Como se vê, o contrato built to suit é formado pela conjugação de outros contratos, todos típicos, configurando-se como verdadeiro contrato misto.
Contratos mistos, na definição de Arnoldo Wald1 são criados pelas partes com a utilização simultânea de elementos de diversos contratos nominados. E complementa: contrato misto se distingue do atípico pois utiliza a regulamentação e a estrutura de contratos nominados, mas realiza uma fusão de diversos figurinos ou moldes num contrato só.
Diante dos apontamentos feitos, entendemos que não havia razão para a sua inclusão na lei de locação. Durante a tramitação do projeto de lei, alguns artigos foram publicados na internet justificando tal inclusão em nome da segurança jurídica dos contratantes, como se os contratos mistos, ou, ainda, atípicos não tivessem proteção legal.
Note-se que a proteção legal do CC aos contratos atípicos e mistos é muito maior e mais abrangente2 do que a proteção inserta na lei de locação, já que específica a determinado negócio (em linhas gerais, locação pura e simples).
Não se pode, em nome da segurança dos contratantes, engessar um modelo de negócio imobiliário complexo e multidisciplinar, inserindo-o num diploma legal específico e limitado às situações por ele acobertadas.
Ou seja, o legislador inseriu o contrato num diploma legal restritivo do ponto de vista do objeto da contração (coisa infungível, remuneração pelo gozo e fruição da coisa, prazo certo, limitação das garantias, formas de execução do contrato, penalidades pela inexecução, etc.) dando liberdade para as partes contratarem livremente, prendendo-as, porém, nos procedimentos da lei de locação. O legislador nada mais fez do que dar com uma mão e tirar com a outra.

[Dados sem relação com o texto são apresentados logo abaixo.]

@@ -103,11 +104,14 @@
     size_t lds_bytes;
     const char* name;
     bool structured;
+    const char* lone_name;
 };
+template <class D>
+constexpr bool kHorizonHasLone = D::STRUCT_P1 && !D::STRUCT_LONG && D::WG_PER_CU == 2;
 #define VSMPC_STR2(x) #x
 #define VSMPC_STR(x) VSMPC_STR2(x)
 static const HorizonEntry kHorizons[] = {
-#define X(N, NS, HC) {N, NS, HC, Dims<N, NS, HC>::NP, Dims<N, NS, HC>::STRUCT_P1 ? Smem<Dims<N, NS, HC>>::bytes_struct : Smem<Dims<N, NS, HC>>::bytes, "solve_kernel<Dims<" VSMPC_STR(N) "," VSMPC_STR(NS) "," VSMPC_STR(HC) ">>", Dims<N, NS, HC>::STRUCT_P1},
+#define X(N, NS, HC) {N, NS, HC, Dims<N, NS, HC>::NP, Dims<N, NS, HC>::STRUCT_P1 ? Smem<Dims<N, NS, HC>>::bytes_struct : Smem<Dims<N, NS, HC>>::bytes, "solve_kernel<Dims<" VSMPC_STR(N) "," VSMPC_STR(NS) "," VSMPC_STR(HC) ">>", Dims<N, NS, HC>::STRUCT_P1, kHorizonHasLone<Dims<N, NS, HC>> ? "solve_kernel<Dims<" VSMPC_STR(N) "," VSMPC_STR(NS) "," VSMPC_STR(HC) ">, lone>" : nullptr},
 #include "vsmpc_horizons.def"
 #undef X
 };
@@ -136,6 +140,31 @@
 
 int variant_condensed_dim(int variant) {
     return (variant >= 1 && variant <= kNumHorizons) ? kHorizons[variant - 1].n_p : 0;
+}
+
+bool variant_has_lone(int variant) {
+    return variant >= 1 && variant <= kNumHorizons && kHorizons[variant - 1].lone_name != nullptr;
+}
+
+int device_cu_count(int device) {
+    constexpr int MAX_DEVICES = 64;
+    static std::atomic<int> cus[MAX_DEVICES];
+    if (device < 0 || device >= MAX_DEVICES) return 0;
+    int n = cus[device].load(std::memory_order_acquire);
+    if (n == 0) {
+        if (hipDeviceGetAttribute(&n, hipDeviceAttributeMultiprocessorCount, device) != hipSuccess || n < 0) {
+            (void)hipGetLastError();
+            return 0;
+        }
+        cus[device].store(n, std::memory_order_release);
+    }
+    return n;
+}
+
+const char* solve_kernel_name(int variant, int form, int batch, int device) {
+    if (variant_has_lone(variant) && form != 2 && form != 3 && batch <= device_cu_count(device))
+        return kHorizons[variant - 1].lone_name;
+    return variant_kernel_name(variant);
 }
 
 bool variant_has_structured(int variant) {
diff --git a/paper_gorbani_2025_humanoids_multi-rate-mpc-ironcub_amd/csrc/vsmpc_kernels.hip b/paper_gorbani_2025_humanoids_multi-rate-mpc-ironcub_amd/csrc/vsmpc_kernels.hip
--- a/paper_gorbani_2025_humanoids_multi-rate-mpc-ironcub_amd/csrc/vsmpc_kernels.hip
+++ b/paper_gorbani_2025_humanoids_multi-rate-mpc-ironcub_amd/csrc/vsmpc_kernels.hip
@@ -9,7 +9,10 @@
 #include "vsmpc_p5.hpp"
 
 #if !defined(VS_TU_HORIZON) || !defined(VS_TU_STAMPS)
-#error "one unit per horizon: -DVS_TU_HORIZON=N,NS,HC -DVS_TU_STAMPS=0|1 (build.py)"
+#error "one unit per horizon: -DVS_TU_HORIZON=N,NS,HC -DVS_TU_STAMPS=0|1 [-DVS_TU_LONE=1] (build.py)"
+#endif
+#ifndef VS_TU_LONE
+#define VS_TU_LONE 0
 #endif
 
 namespace vsmpc {
@@ -157,6 +160,9 @@
     return ka;
 }
 
+constexpr int FORM_LONE = 3;
+template <class D>
+constexpr bool kHasLone = D::STRUCT_P1 && !D::STRUCT_LONG && D::WG_PER_CU == 2;
 template <class D, bool STAMPS, int FORM = 0>
 __global__ __launch_bounds__(D::BLOCK, D::WG_PER_CU) void solve_kernel(DevCfg cfg, const double* __restrict__ in, int batch,
                                                          double* xout_, double* fmout_, int* status_out_,
@@ -185,8 +191,10 @@
         }                                                                  \
     } while (0)
     using S = Smem<D>;
-    constexpr bool FUSED_DISPATCH = FORM == 1;
-    constexpr bool PIPE = FORM == 1;
+    constexpr bool LONE = FORM == FORM_LONE;
+    constexpr bool STRUCT = FORM == 1 || LONE;
+    constexpr bool FUSED_DISPATCH = STRUCT;
+    constexpr bool PIPE = STRUCT;
     constexpr int QR_P0_STEPS = D::STRUCT_LONG ? 1 : 2;
     extern __shared__ __attribute__((aligned(16))) double smem[];
     double* sIn = smem + S::oIn;
@@ -249,7 +257,7 @@
     __syncthreads();
     p0_linearize<D, false, false, false>(cfg.use_jet, sIn, sA, sBj, sBt, sC, sVprev, tid, D::BLOCK);
     if (wave == 3) {
-        if constexpr (FORM == 1) p0_joint_reduction<D, 0, QR_P0_STEPS>(smem, lane);
+        if constexpr (STRUCT) p0_joint_reduction<D, 0, QR_P0_STEPS>(smem, lane);
         else p0_joint_reduction<D>(smem, lane);
     }
 
@@ -279,7 +287,7 @@
             }
         }
         for (int k = lane; k < D::N; k += 64) sJetT[ZROW * D::N + k] = 0.0;
-        if constexpr (FORM == 1) {
+        if constexpr (STRUCT) {
             const double am = sIn[VSMPC_IN_ALPHA] * sIn[VSMPC_IN_MASS];
             const double* R = sIn + VSMPC_IN_WRB;
             const double* gr = sIn + VSMPC_IN_GRAV;
@@ -293,7 +301,7 @@
             }
         }
     }
-    if constexpr (FORM == 1) {
+    if constexpr (STRUCT) {
         if (wave == 2) {
             for (int e = lane; e < S::sizeZero; e += 64) smem[S::oSZero + e] = 0.0;
             for (int e = lane; e < 12 * D::NREF; e += 64) {
@@ -303,11 +311,11 @@
             }
         }
     }
-    if constexpr (FORM == 1 && D::STRUCT_LONG) {
+    if constexpr (STRUCT && D::STRUCT_LONG) {
         for (int e = tid; e < S::sizeAc; e += D::BLOCK) smem[S::oSAc + e] = 0.0;
     }
     __syncthreads();
-    if constexpr (FORM != 1) {
+    if constexpr (!STRUCT) {
         for (int e = tid; e < 6 * D::N; e += D::BLOCK) {
             const int h = e / (3 * D::N), k = (e / 3) % D::N, r = e % 3, row = (h ? 9 : 3) + r;
             double g = 0.0;
@@ -322,7 +330,7 @@
     VS_REFRESH_IDS();
     if constexpr (STAMPS) stamp_t1 = __builtin_amdgcn_s_memtime();
     d4 acc[TPW];
-    if constexpr (FORM == 1) {
+    if constexpr (STRUCT) {
         static_assert(D::STRUCT_P1, "structured condensing is instantiated for horizons with Dims::STRUCT_P1");
         VS_TIC();
         if (wave < 2) {
@@ -646,6 +654,10 @@
         if (tid >= 16 * PV && tid < D::NP) sW[tid] = tid < D::NZ ? -Lb[lower_at<D>(D::NZ, tid)] : 0.0;
     };
     init_corner_rhs();
+#ifdef VS_DIAG_QP
+    if (tid < 4) vs_diag_qp[tid] = 0;
+    const unsigned long long qp_sweep0 = __builtin_amdgcn_s_memtime();
+#endif
     if (tid < D::NP) sZ[tid] = (hold && tid >= D::NZ - 4 && tid < D::NZ) ? sVprev[tid - (D::NZ - 4)] : 0.0;
     __syncthreads();
 
@@ -724,6 +736,8 @@
 #pragma unroll
             for (int i = 0; i < 16; ++i) z6 = fma(x6[i], readlane_f64(w6, i), z6);
             if (lane < 16) { sZ[gj] = z; sZ[16 * PV + j] = z6; }
+        } else if constexpr (LONE) {
+            box_qp_setup_lone<D>(wave);
         }
     } else if constexpr (S::DUAL3) {
         static_assert(D::NT - 1 == PV + 2, "three throttle tile rows");
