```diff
@@ -62,7 +64,7 @@
         _capi.check(lib.oss_row_affine(_DT[y2.dtype], y2.data_ptr(), c.data_ptr() if mul_mode else None,
                                        None if mul_mode else c.data_ptr(), out.data_ptr(), B, d, H * W, y2.stride(0),
                                        y2.stride(1), 1.0, st), "oss_row_affine")
-    return [out, c, pooled, *saved]
+    return [out, c, pooled, *unused, *saved]
 
 
 def chan_gate_bwd(g: torch.Tensor, y2: torch.Tensor, c: torch.Tensor, pooled: torch.Tensor, zt: torch.Tensor, dts: torch.Tensor,
@@ -87,7 +89,7 @@
         st = torch.cuda.current_stream().cuda_stream
         _capi.check(lib.oss_rowsum(_DT[y2.dtype], g.data_ptr(), y2.data_ptr() if mul_mode else None, gc.data_ptr(), B, d, H * W,
                                    g.stride(0), g.stride(1), y2.stride(0), y2.stride(1), 1.0, st), "oss_rowsum")
-        _capi.check(lib.oss_chan_bwd(_chan_params(B, d, pooled, prm, (zt, dts, hs, y, yc, stat), c), gc.data_ptr(),
+        _capi.check(lib.oss_chan_bwd(_chan_params(B, d, pooled, prm, (hs, y, yc, stat), c), gc.data_ptr(),
                                      dpool.data_ptr(), grads.data_ptr(), scratch.data_ptr(), st), "oss_chan_bwd")
         _keep(scratch, grads)
         if fold:
```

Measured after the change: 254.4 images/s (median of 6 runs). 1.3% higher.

Ora, o contrato misto, que não é de locação pura e simples, estará vinculado aos procedimentos da lei 8.245/91 que, apesar de salutares e revolucionários do ponto de vista processual, com a previsão de várias tutelas de urgência, não se adequa inteiramente às condições do negócio imobiliário complexo que é o contrato built to suit.
Como se viu, esse modelo de negócio contempla em si mesmo várias relações jurídicas que não só aquela firmada entre locador e locatário. Há a relação jurídica entre vendedor e comprador, entre construtor e proprietário do terreno, entre locador e locatário. Não se pode limitar a atuação procedimental das partes unicamente à lei 8245/91.

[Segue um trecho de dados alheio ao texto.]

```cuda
template <class... KArgs, class... Args>
int launch_ex(gccnmf_handle* h, const char* name, void (*kernel)(KArgs...), dim3 grid, dim3 block, size_t smem, void* stream, bool pdl,
              dim3 cluster, Args&&... args) {
  cudaLaunchConfig_t cfg{};
  cfg.gridDim = grid;
  cfg.blockDim = block;
  cfg.dynamicSmemBytes = smem;
  cfg.stream = (cudaStream_t)stream;
  cudaLaunchAttribute attr[3];
  int n = 0;
  if (h->l2_window_bytes > 0) {
    attr[n].id = cudaLaunchAttributeAccessPolicyWindow;
    attr[n].val.accessPolicyWindow.base_ptr = const_cast<void*>(h->l2_window_base);
    attr[n].val.accessPolicyWindow.num_bytes = h->l2_window_bytes;
    attr[n].val.accessPolicyWindow.hitRatio = 1.0f;
    attr[n].val.accessPolicyWindow.hitProp = cudaAccessPropertyPersisting;
    attr[n].val.accessPolicyWindow.missProp = cudaAccessPropertyNormal;
    ++n;
  }
  if (pdl) {
    attr[n].id = cudaLaunchAttributeProgrammaticStreamSerialization;
    attr[n].val.programmaticStreamSerializationAllowed = 1;
    ++n;
  }
  if (cluster.x * cluster.y * cluster.z > 1) {
    attr[n].id = cudaLaunchAttributeClusterDimension;
    attr[n].val.clusterDim.x = cluster.x;
    attr[n].val.clusterDim.y = cluster.y;
    attr[n].val.clusterDim.z = cluster.z;
    ++n;
  }
// ... 39 lines not shown
}
__device__ __forceinline__ void store4_streaming(float* p, const float4& v, int valid, bool vec) {
  if (vec && valid == 4) { __stcs(reinterpret_cast<float4*>(p), v); return; }
  if (valid > 0) __stcs(p, v.x);
  if (valid > 1) __stcs(p + 1, v.y);
  if (valid > 2) __stcs(p + 2, v.z);
  if (valid > 3) __stcs(p + 3, v.w);
}
__device__ __forceinline__ void store4(float* p, const float4& v, int valid, bool vec) {
  if (vec && valid == 4) { *reinterpret_cast<float4*>(p) = v; return; }
  if (valid > 0) p[0] = v.x;
  if (valid > 1) p[1] = v.y;
  if (valid > 2) p[2] = v.z;
  if (valid > 3) p[3] = v.w;
}

struct Operand {
  const bf16* planes;
  int64_t pitch, plane;
  bool mn_major;
};

struct GemmShape {
  int M, N, Kc, splits, m_tiles, n_tiles, tail_rows;
  bool m_fastest;
  int z_cluster;
  unsigned* done_counter;
  tgemm::PeerSignal signal;
};

template <int BN, bool A_MN, bool B_MN, int CN, int CM, class Epi>
struct PlaneGemmInstance {
  static constexpr bool kDual = tgemm::wants_dual_n<Epi>::value && !B_MN && 2 * BN <= 256;
  using C = tgemm::Config<BN, kKB, A_MN, B_MN, kDual ? 2 : 1>;
  static int max_clusters(gccnmf_handle* h, int* out) {
    static int cached_per_device[kGccnmfMaxDevices];
    int& slot = cached_per_device[h->device % kGccnmfMaxDevices];
    int cached = slot - 1;
    if (cached < 0) {
      auto kernel = tgemm::plane_gemm_kernel<BN, kKB, A_MN, B_MN, CN, CM, Epi>;
      GCCNMF_CHECK_CUDA(h, cudaFuncSetAttribute(kernel, cudaFuncAttributeMaxDynamicSharedMemorySize, C::kTotal));
      if (CN * CM == 1) {
        cached = h->sm_count;
      } else {
        cudaLaunchConfig_t cfg{};
        cfg.gridDim = dim3(CN * 64, CM * 64, 1);
        cfg.blockDim = dim3(tgemm::kThreads);
        cfg.dynamicSmemBytes = C::kTotal;
        cudaLaunchAttribute attr[1];
        attr[0].id = cudaLaunchAttributeClusterDimension;
        attr[0].val.clusterDim.x = CN; attr[0].val.clusterDim.y = CM; attr[0].val.clusterDim.z = 1;
        cfg.attrs = attr;
        cfg.numAttrs = 1;
        int n = 0;
        GCCNMF_CHECK_CUDA(h, cudaOccupancyMaxActiveClusters(&n, kernel, &cfg));
        cached = n;
      }
      slot = cached + 1;
    }
    *out = cached;
    return 0;
  }
  static int max_z_clusters(gccnmf_handle* h, int S, int* out) {
    static int cached_per_device[kGccnmfMaxDevices][9];
    if (S < 2 || S > 8 || CN * CM != 1) { *out = 0; return 0; }
    int& slot = cached_per_device[h->device % kGccnmfMaxDevices][S];
    if (slot == 0) {
      int unused;
      if (int st = max_clusters(h, &unused)) return st;
      auto kernel = tgemm::plane_gemm_kernel<BN, kKB, A_MN, B_MN, CN, CM, Epi>;
      cudaLaunchConfig_t cfg{};
      cfg.gridDim = dim3(16, 16, S);
      cfg.blockDim = dim3(tgemm::kThreads);
      cfg.dynamicSmemBytes = C::kTotal;
      cudaLaunchAttribute attr[1];
      attr[0].id = cudaLaunchAttributeClusterDimension;
      attr[0].val.clusterDim.x = 1; attr[0].val.clusterDim.y = 1; attr[0].val.clusterDim.z = S;
      cfg.attrs = attr;
      cfg.numAttrs = 1;
      int n = 0;
      const cudaError_t err = cudaOccupancyMaxActiveClusters(&n, kernel, &cfg);
      if (err != cudaSuccess) { (void)cudaGetLastError(); n = 0; }
      slot = n + 1;
    }
    *out = slot - 1;
    return 0;
  }
  static int launch(gccnmf_handle* h, const Operand& A, const Operand& B, const GemmShape& g, const Epi& epi, unsigned long long* timing, void* stream) {
    auto kernel = tgemm::plane_gemm_kernel<BN, kKB, A_MN, B_MN, CN, CM, Epi>;
    int unused;
    if (int st = max_clusters(h, &unused)) return st;
    CUtensorMap map_a, map_b;
    if (int st = A_MN ? tmap_mnmajor(h, A.planes, g.M, g.Kc, A.pitch, A.plane, &map_a)
                      : tmap_kmajor(h, A.planes, g.M, g.Kc, A.pitch, A.plane, tgemm::kBM / CN, &map_a)) return st;
    if (int st = B_MN ? tmap_mnmajor(h, B.planes, g.N, g.Kc, B.pitch, B.plane, &map_b)
                      : tmap_kmajor(h, B.planes, g.N, g.Kc, B.pitch, B.plane, BN / CM, &map_b)) return st;
    PlaneGemmArgs args{};
    args.M = g.M; args.N = g.N; args.Kc = g.Kc;
    args.m_tiles = g.m_tiles;
    args.tail_rows = g.tail_rows;
    args.tail_cols = (((BN + g.m_tiles - 1) / g.m_tiles) + 1) & ~1;
    const int total_kb = (g.Kc + kKB - 1) / kKB;
    args.kblocks_per_split = (total_kb + g.splits - 1) / g.splits;
    args.A = A.planes; args.a_plane = A.plane; args.lda = A.pitch;
    args.B = B.planes; args.b_plane = B.plane; args.ldb = B.pitch;
    args.timing = timing;
    args.preload = (g.z_cluster > 1) ? 0 : (h->gemm_preload & 1);
    const bool mf = g.m_fastest;
    args.m_fastest = mf ? 1 : 0;
    args.z_cluster = (CN * CM == 1 && g.z_cluster > 1) ? g.z_cluster : 0;
    args.done_counter = g.done_counter;
    args.signal = g.signal;
    const dim3 grid = mf ? dim3(g.m_tiles, g.n_tiles, g.splits) : dim3(g.n_tiles, g.m_tiles, g.splits);
    if (!timing && h->debug_timing) {
      args.timing = h->debug_timing + h->debug_timing_cursor;
      h->debug_timing_cursor += (size_t)grid.x * grid.y * grid.z * 8;
    }
    return launch_ex(h, "plane_gemm_kernel", kernel, grid, dim3(tgemm::kThreads), (size_t)C::kTotal, stream, h->nmf_pdl,
                     args.z_cluster > 1 ? dim3(1, 1, args.z_cluster) : (mf ? dim3(CM, 1, 1) : dim3(CN, CM, 1)), map_a, map_b, args, epi);
  }
};

template <int BN, bool A_MN, bool B_MN, class Epi>
int launch_plane_gemm(gccnmf_handle* h, const Operand& A, const Operand& B, int M, int N, int Kc, int splits, bool simt_tail,
                      const Epi& epi, unsigned long long* timing, void* stream, bool m_fastest = false, bool prefer_pair = false) {
  GemmShape g{};
  g.M = M; g.N = N; g.Kc = Kc; g.splits = splits; g.m_fastest = m_fastest;
  const int tail = M % tgemm::kBM;
  const bool use_tail = simt_tail && !A_MN && !B_MN && tail != 0 && tail <= kTailRowsMax && M > tgemm::kBM && (M / tgemm::kBM) * 128 >= BN;
  g.m_tiles = use_tail ? M / tgemm::kBM : (M + tgemm::kBM - 1) / tgemm::kBM;
  g.tail_rows = use_tail ? tail : 0;
  g.n_tiles = (N + BN - 1) / BN;
  const int ctas = g.n_tiles * g.m_tiles * splits;
  const bool pair = h->gemm_pair > 0 || (h->gemm_pair < 0 && prefer_pair);
  const int order_share_b[4][2] = {{1, 2}, {1, 1}, {1, 1}, {1, 1}}, order_none[4][2] = {{1, 1}, {1, 1}, {1, 1}, {1, 1}};
  const int order_forced[4][2] = {{2, 2}, {1, 2}, {2, 1}, {1, 1}};
  const int (*order)[2] = h->gemm_cluster >= 0 ? order_forced : (pair ? order_share_b : order_none);
  for (int i = 0; i < 4; ++i) {
    const int cn = order[i][0], cm = order[i][1];
    if (h->gemm_cluster >= 0 && h->gemm_cluster != 10 * cn + cm && !(cn == 1 && cm == 1)) continue;
    if (g.n_tiles % cn != 0 || g.m_tiles % cm != 0) continue;
    if (m_fastest && cn != 1) continue;
    int resident = 0;
#define GCCNMF_TRY_CLUSTER(CN_, CM_)                                                                                         \
    if constexpr (B_MN || (BN / CM_) % 8 == 0)               \
    if (cn == CN_ && cm == CM_) {                                                                                            \
      if (int st = PlaneGemmInstance<BN, A_MN, B_MN, CN_, CM_, Epi>::max_clusters(h, &resident)) return st;                  \
                  \
      if (cn * cm == 1 || (resident > 0 && (ctas > h->sm_count || resident * cn * cm >= ctas)))                                \
          return PlaneGemmInstance<BN, A_MN, B_MN, CN_, CM_, Epi>::launch(h, A, B, g, epi, timing, stream);                  \
    }
    GCCNMF_TRY_CLUSTER(2, 2)
// ... 64 lines not shown
```

Baseline: 135,600.

## Load epilogue operand tile via TMA into shared memory and pad accumulator tile

Replaces the register-based epilogue operand preload (per-warp global loads of VT) with a TMA bulk load of the whole fp32 operand tile into a dedicated shared-memory region. The load is issued by the producer thread after the mainloop, or after the tile store when preload is off. The epilogue then waits on an mbarrier before reading operands. The accumulator staging tile also gets a padded pitch (kBM+4) to reduce shared-memory bank conflicts. The cost is extra shared memory, which can reduce pipeline stages, plus a more general tensor-map cache key.

Result: faster. 139,700, median of 6 (+3.0%).

```diff
diff --git a/gcc-nmf_b200/csrc/gcc_tc.cu b/gcc-nmf_b200/csrc/gcc_tc.cu
--- a/gcc-nmf_b200/csrc/gcc_tc.cu
+++ b/gcc-nmf_b200/csrc/gcc_tc.cu
@@ -82,12 +82,12 @@
       const int ml = p & (tgemm::kBM - 1), j = p / tgemm::kBM;
       const int m = m0 + ml;
       if (m >= K) continue;
-      const float* col = tile + (size_t)(j * D) * tgemm::kBM + ml;
+      const float* col = tile + (size_t)(j * D) * tgemm::kTilePitch + ml;
       float best = -INFINITY, second = -INFINITY;
       int idx = 0, nan = 0;
 #pragma unroll 8
       for (int d = 0; d < D; ++d) {
-        const float x = col[(size_t)d * tgemm::kBM];
+        const float x = col[(size_t)d * tgemm::kTilePitch];
         if (x != x) nan = 1;
         if (x > best) { second = best; best = x; idx = d; }
         else if (x > second) second = x;
@@ -98,7 +98,7 @@
       if (nan || !(best - second > margin)) {
         uint32_t bits[4] = {0u, 0u, 0u, 0u};
         for (int d = 0; d < D; ++d) {
-          const float x = col[(size_t)d * tgemm::kBM];
+          const float x = col[(size_t)d * tgemm::kTilePitch];
           if (nan || !(best - x > margin)) bits[d >> 5] |= 1u << (d & 31);
         }
         const int slot = atomicAdd(count, 1);
diff --git a/gcc-nmf_b200/csrc/klnmf_tma.cu b/gcc-nmf_b200/csrc/klnmf_tma.cu
--- a/gcc-nmf_b200/csrc/klnmf_tma.cu
+++ b/gcc-nmf_b200/csrc/klnmf_tma.cu
@@ -47,8 +47,9 @@
   static constexpr int kRowValues = 0;
   static constexpr bool kPrefetch = false;
   static constexpr bool kDualN = true;
-  static constexpr bool kPreloadOperands = true;
+  static constexpr bool kTmaOperand = true;
   const float* __restrict__ VT; bf16* __restrict__ RT; int64_t ld, plane; int M, N; bool vec;
+  tgemm::TmaOperand tma_operand() const { return {VT, ld}; }
   __device__ void prefetch(int, int) const {}
   __device__ void row_values(int, float*) const {}
   __device__ void init(State&, int, const float*) const {}
diff --git a/gcc-nmf_b200/csrc/tma_gemm.cuh b/gcc-nmf_b200/csrc/tma_gemm.cuh
--- a/gcc-nmf_b200/csrc/tma_gemm.cuh
+++ b/gcc-nmf_b200/csrc/tma_gemm.cuh
@@ -4,7 +4,6 @@
 #include <cuda_runtime.h>
 
 #include <cstdint>
-#include <type_traits>
 
 #include "gmma_ptx.cuh"
 
@@ -21,6 +20,8 @@
 constexpr int kColumnsInFlight = 8;
 constexpr int kMaxRowValues = 4;
 constexpr int kSmemBudget = 216 * 1024;
+constexpr int kTilePitch = kBM + 4;
+constexpr int kMinStagesWithOperand = 4;
 
 __device__ __forceinline__ void mbar_arrive_expect_tx(uint32_t bar, uint32_t bytes) {
   asm volatile("mbarrier.arrive.expect_tx.shared::cta.b64 _, [%0], %1;" ::"r"(bar), "r"(bytes) : "memory");
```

Em nosso humilde entendimento, teria o legislador agido com mais acerto se tivesse incorporado esse contrato no contexto do CC, diploma que contém um espectro bem amplo na questão da inexecução das obrigações e princípios, relegando ao CPC os procedimentos destinados à tutela jurisdicional invocada pelas partes, já que este último diploma legal se constitui em um código de procedimentos e princípios de largo espectro também.
1 – In op. cit, p. 169.
2 – O Capítulo I – Disposições Gerais – do Título V – Dos contratos em geral – do Código Civil Brasileiro bem revela tal conclusão, ex vi, inclusive, do artigo 425.